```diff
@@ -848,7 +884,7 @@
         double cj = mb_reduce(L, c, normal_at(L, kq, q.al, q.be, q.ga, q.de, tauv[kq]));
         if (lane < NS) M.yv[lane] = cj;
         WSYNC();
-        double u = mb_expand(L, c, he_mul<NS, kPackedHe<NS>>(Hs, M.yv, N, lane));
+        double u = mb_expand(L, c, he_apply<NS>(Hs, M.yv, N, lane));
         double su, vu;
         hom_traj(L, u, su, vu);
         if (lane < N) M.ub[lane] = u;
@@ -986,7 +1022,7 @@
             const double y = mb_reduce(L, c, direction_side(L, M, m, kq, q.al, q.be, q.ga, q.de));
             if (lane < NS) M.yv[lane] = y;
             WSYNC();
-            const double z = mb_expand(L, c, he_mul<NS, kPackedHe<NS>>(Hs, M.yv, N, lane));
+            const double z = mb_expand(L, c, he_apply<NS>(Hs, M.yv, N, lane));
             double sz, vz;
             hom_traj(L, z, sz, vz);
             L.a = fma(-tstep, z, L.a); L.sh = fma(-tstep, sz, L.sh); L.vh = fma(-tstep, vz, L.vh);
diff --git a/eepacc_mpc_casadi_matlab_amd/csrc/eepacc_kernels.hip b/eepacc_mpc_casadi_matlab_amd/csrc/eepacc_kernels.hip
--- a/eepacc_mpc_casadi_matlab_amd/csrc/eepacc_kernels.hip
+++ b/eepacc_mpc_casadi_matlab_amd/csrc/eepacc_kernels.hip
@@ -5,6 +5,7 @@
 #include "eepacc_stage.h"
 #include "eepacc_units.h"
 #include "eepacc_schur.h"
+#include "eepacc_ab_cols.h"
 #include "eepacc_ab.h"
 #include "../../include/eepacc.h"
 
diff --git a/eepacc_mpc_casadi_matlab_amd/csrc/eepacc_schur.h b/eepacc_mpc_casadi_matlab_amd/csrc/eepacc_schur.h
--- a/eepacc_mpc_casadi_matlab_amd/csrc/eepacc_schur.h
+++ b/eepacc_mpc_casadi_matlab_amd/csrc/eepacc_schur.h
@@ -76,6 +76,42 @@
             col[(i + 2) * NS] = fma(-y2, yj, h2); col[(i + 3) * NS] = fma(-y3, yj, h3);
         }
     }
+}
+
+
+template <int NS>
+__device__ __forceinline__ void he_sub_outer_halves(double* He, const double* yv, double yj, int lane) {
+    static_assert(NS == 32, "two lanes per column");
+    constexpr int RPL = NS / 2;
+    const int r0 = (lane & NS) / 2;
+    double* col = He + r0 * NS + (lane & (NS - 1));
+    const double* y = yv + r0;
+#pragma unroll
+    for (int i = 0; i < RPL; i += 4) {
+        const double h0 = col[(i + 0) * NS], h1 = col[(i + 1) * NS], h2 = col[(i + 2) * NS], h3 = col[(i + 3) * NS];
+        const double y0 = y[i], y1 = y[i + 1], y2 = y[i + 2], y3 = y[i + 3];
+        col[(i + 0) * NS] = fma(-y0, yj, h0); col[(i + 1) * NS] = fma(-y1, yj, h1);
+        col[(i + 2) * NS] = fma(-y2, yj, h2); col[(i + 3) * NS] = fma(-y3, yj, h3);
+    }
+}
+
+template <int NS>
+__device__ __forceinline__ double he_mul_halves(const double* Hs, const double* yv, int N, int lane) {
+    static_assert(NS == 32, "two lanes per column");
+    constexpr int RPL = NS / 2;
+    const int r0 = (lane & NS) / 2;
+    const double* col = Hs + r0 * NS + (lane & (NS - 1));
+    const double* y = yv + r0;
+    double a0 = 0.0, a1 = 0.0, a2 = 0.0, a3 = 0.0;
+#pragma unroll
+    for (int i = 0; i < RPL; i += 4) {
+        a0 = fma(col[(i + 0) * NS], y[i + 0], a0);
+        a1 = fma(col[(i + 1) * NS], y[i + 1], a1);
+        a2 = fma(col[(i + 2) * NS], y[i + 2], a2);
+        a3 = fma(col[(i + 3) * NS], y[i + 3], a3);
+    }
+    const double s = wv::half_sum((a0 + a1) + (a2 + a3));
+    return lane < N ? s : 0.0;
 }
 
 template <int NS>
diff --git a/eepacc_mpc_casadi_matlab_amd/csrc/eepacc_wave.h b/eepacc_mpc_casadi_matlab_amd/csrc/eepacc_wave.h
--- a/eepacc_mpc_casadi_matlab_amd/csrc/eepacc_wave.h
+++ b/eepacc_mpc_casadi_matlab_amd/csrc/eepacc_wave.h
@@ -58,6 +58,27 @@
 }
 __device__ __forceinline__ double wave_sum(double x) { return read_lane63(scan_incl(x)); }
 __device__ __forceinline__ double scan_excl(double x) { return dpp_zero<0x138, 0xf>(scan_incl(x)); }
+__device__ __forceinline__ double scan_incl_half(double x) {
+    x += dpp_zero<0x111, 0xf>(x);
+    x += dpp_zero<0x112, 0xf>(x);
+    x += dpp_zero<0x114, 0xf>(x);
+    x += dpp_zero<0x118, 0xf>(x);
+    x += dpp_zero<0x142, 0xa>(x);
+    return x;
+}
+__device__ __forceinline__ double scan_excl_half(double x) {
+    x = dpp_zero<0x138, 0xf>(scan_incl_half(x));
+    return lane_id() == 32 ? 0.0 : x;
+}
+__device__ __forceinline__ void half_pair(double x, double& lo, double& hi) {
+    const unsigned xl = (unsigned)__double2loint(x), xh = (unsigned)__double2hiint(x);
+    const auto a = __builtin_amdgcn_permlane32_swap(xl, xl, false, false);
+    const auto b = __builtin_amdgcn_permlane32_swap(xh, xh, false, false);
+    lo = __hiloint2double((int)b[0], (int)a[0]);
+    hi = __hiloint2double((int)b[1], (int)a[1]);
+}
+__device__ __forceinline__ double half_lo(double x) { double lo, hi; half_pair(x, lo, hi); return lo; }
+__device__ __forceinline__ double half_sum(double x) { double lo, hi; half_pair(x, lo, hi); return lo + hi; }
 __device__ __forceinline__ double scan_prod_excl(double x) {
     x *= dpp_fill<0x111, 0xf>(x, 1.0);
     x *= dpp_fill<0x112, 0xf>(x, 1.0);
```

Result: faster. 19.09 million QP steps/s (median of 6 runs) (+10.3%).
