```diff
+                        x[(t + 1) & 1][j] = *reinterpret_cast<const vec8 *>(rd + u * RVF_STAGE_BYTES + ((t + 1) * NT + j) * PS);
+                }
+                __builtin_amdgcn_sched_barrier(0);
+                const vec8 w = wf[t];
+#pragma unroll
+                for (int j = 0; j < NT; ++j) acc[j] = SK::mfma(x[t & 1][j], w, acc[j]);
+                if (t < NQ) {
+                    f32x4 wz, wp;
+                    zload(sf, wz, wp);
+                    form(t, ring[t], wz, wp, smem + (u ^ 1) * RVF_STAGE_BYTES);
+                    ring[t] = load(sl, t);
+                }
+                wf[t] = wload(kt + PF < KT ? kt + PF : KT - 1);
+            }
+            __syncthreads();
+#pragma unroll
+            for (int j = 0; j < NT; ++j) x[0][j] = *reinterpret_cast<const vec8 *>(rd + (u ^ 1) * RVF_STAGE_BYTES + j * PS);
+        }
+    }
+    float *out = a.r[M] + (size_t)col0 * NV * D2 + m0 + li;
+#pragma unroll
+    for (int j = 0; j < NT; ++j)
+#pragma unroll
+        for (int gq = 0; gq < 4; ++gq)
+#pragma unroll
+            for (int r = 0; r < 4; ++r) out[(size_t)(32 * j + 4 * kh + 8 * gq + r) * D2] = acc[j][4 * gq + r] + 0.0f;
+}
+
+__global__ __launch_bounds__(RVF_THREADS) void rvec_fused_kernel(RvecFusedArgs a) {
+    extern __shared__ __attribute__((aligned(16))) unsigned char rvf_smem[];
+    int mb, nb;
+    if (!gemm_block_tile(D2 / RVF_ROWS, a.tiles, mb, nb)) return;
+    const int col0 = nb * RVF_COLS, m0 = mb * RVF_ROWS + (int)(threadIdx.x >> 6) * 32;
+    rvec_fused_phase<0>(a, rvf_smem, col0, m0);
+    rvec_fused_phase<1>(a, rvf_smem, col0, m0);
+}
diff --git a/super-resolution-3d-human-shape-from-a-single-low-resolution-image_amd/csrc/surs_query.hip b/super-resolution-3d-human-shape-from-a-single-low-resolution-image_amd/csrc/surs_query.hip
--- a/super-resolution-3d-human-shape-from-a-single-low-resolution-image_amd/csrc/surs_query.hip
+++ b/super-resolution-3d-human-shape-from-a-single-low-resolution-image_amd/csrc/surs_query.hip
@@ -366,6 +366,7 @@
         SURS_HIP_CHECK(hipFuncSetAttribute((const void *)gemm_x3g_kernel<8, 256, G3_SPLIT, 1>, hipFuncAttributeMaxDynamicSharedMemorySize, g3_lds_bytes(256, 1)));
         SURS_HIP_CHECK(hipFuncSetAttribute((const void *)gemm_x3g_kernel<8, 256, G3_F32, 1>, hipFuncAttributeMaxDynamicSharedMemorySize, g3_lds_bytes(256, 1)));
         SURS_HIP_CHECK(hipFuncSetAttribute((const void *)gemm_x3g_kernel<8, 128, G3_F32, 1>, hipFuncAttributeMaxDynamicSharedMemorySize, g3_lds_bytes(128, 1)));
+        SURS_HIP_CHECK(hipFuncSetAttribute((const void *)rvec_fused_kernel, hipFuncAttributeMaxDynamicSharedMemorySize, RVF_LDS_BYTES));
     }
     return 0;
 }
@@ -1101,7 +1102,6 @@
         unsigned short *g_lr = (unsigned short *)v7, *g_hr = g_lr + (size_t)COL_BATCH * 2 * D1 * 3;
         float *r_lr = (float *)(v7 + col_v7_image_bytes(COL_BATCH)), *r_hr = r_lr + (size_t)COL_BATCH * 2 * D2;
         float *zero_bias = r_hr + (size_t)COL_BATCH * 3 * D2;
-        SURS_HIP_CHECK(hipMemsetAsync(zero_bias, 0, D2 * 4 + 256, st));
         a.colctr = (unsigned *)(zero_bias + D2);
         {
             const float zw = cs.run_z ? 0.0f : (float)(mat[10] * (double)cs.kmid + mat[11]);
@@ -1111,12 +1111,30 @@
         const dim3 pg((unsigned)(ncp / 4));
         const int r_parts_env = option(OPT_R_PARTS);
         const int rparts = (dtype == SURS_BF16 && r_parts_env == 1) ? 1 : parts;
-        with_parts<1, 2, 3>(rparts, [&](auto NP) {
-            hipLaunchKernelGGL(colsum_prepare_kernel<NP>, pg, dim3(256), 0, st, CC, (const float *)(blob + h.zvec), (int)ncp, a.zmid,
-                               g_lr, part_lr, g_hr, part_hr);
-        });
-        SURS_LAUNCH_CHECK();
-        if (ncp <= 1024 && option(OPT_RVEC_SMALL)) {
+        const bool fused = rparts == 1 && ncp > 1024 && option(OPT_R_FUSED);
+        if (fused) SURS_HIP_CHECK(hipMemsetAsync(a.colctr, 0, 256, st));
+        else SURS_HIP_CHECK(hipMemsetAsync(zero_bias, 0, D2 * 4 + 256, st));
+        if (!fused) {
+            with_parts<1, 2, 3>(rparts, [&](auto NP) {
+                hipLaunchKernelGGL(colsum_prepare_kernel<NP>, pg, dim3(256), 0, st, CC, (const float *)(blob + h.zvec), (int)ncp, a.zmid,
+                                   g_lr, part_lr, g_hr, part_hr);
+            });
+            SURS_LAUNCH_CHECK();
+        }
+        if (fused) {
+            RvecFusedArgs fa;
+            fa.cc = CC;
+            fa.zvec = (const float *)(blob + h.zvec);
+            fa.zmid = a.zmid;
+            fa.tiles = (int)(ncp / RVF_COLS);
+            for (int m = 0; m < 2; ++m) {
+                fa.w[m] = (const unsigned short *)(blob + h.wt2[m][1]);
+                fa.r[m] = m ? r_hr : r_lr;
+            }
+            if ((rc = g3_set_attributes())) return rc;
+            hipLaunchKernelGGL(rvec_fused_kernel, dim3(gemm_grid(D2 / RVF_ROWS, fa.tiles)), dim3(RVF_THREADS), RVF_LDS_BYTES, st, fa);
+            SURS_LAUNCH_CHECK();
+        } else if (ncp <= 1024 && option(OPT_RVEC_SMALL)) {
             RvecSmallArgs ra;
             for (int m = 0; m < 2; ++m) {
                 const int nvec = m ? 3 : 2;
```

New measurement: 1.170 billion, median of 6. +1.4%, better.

━━━━━━━━

* _Your instructions_
Search the listing above for lines containing "median", and copy them.

* _Solution to the exercise_
Result: faster. 19.09 million QP steps/s (median of 6 runs) (+10.3%).
New measurement: 1.170 billion, median of 6. +1.4%, better.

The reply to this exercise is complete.